Where the records below reach the line containing "float wgt = wh * ww;", start transcribing, and end with the line containing "void resize_bwd_int_kernel(const T*", exactly and with nothing else added.

[Collected data entries]

--------------------------------------------------

template <typename T>
__global__ __launch_bounds__(256) void resize_bwd_kernel(int mode, const T* __restrict__ dy, int lddy, T* __restrict__ dx, int lddx,
                                                         int accumulate, int N, int Hi, int Wi, int Ho, int Wo, int Cp, float sh, float sw) {
    constexpr int V = ET<T>::V;
    const int cpp = Cp / V;
    const long long total = (long long)N * Hi * Wi * cpp;
    for (long long i = (long long)blockIdx.x * blockDim.x + threadIdx.x; i < total; i += (long long)gridDim.x * blockDim.x) {
        int cq = (int)(i % cpp);
        long long pix = i / cpp;
        int iw = (int)(pix % Wi);
        long long t2 = pix / Wi;
        int ih = (int)(t2 % Hi);
        int n = (int)(t2 / Hi);
        float g[V];
#pragma unroll
        for (int e = 0; e < V; ++e) g[e] = 0.f;
        if (accumulate) unpack16<T>(*(const uint4*)(dx + (size_t)pix * lddx + cq * V), g);
        int hlo, hhi, wlo, whi;
        cand_range(ih, Hi, Ho, sh, mode, hlo, hhi);
        cand_range(iw, Wi, Wo, sw, mode, wlo, whi);
        const T* db = dy + (size_t)n * Ho * Wo * lddy + cq * V;
        for (int ho = hlo; ho <= hhi; ++ho) {
            float wh;
            if (mode == 0) wh = near_src(ho, sh, Hi) == ih ? 1.f : 0.f;
            else { Lin l = lin_src(ho, sh, Hi, mode == 2); wh = (l.i0 == ih ? l.w0 : 0.f) + (l.i1 == ih ? l.w1 : 0.f); }
            if (wh == 0.f) continue;
            for (int wo = wlo; wo <= whi; ++wo) {
                float ww;
                if (mode == 0) ww = near_src(wo, sw, Wi) == iw ? 1.f : 0.f;
                else { Lin l = lin_src(wo, sw, Wi, mode == 2); ww = (l.i0 == iw ? l.w0 : 0.f) + (l.i1 == iw ? l.w1 : 0.f); }
                if (ww == 0.f) continue;
                float d[V];
                unpack16<T>(*(const uint4*)(db + ((size_t)ho * Wo + wo) * lddy), d);
                float wgt = wh * ww;
#pragma unroll
                for (int e = 0; e < V; ++e) g[e] += wgt * d[e];
            }
        }
        *(uint4*)(dx + (size_t)pix * lddx + cq * V) = pack16<T>(g);
    }
}

template <typename T, int S>
__global__ __launch_bounds__(256) void resize_bwd_int_kernel(const T* __restrict__ dy, int lddy, T* __restrict__ dx, int lddx, int accumulate,
                                                             int N, int Hi, int Wi, int Cp, float sh, float sw) {
    constexpr int V = ET<T>::V;
    constexpr int NC = 2 * S;
    const int Ho = Hi * S, Wo = Wi * S;
    const int cpp = Cp / V;
    const long long total = (long long)N * Hi * Wi * cpp;
    for (long long i = (long long)blockIdx.x * blockDim.x + threadIdx.x; i < total; i += (long long)gridDim.x * blockDim.x) {
        const int cq = (int)(i % cpp);
        const long long pix = i / cpp;
        const int iw = (int)(pix % Wi);
        const long long t2 = pix / Wi;
        const int ih = (int)(t2 % Hi);
        const int n = (int)(t2 / Hi);
        float g[V];
#pragma unroll
        for (int e = 0; e < V; ++e) g[e] = 0.f;
        if (accumulate) unpack16<T>(*(const uint4*)(dx + (size_t)pix * lddx + cq * V), g);
        float wwv[NC];
#pragma unroll
        for (int b = 0; b < NC; ++b) {
            const int wo = S * iw - S / 2 + b;
            float ww = 0.f;
            if ((unsigned)wo < (unsigned)Wo) { const Lin l = lin_src(wo, sw, Wi, false); ww = (l.i0 == iw ? l.w0 : 0.f) + (l.i1 == iw ? l.w1 : 0.f); }
            wwv[b] = ww;
        }
        const T* db = dy + (size_t)n * Ho * Wo * lddy + cq * V;
#pragma unroll
        for (int a = 0; a < NC; ++a) {
            const int ho = S * ih - S / 2 + a;
            if ((unsigned)ho >= (unsigned)Ho) continue;
            const Lin l = lin_src(ho, sh, Hi, false);
            const float wh = (l.i0 == ih ? l.w0 : 0.f) + (l.i1 == ih ? l.w1 : 0.f);
            if (wh == 0.f) continue;
#pragma unroll
            for (int b = 0; b < NC; ++b) {
                const int wo = S * iw - S / 2 + b;
                if (wwv[b] == 0.f) continue;
                float d[V];
                unpack16<T>(*(const uint4*)(db + ((size_t)ho * Wo + wo) * lddy), d);
                const float wgt = wh * wwv[b];
#pragma unroll
                for (int e = 0; e < V; ++e) g[e] += wgt * d[e];
            }
        }
        *(uint4*)(dx + (size_t)pix * lddx + cq * V) = pack16<T>(g);
    }
}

--------------------------------------------------

- [Exercise output]:
                float wgt = wh * ww;
#pragma unroll
                for (int e = 0; e < V; ++e) g[e] += wgt * d[e];
            }
        }
        *(uint4*)(dx + (size_t)pix * lddx + cq * V) = pack16<T>(g);
    }
}

template <typename T, int S>
__global__ __launch_bounds__(256) void resize_bwd_int_kernel(const T* __restrict__ dy, int lddy, T* __restrict__ dx, int lddx, int accumulate,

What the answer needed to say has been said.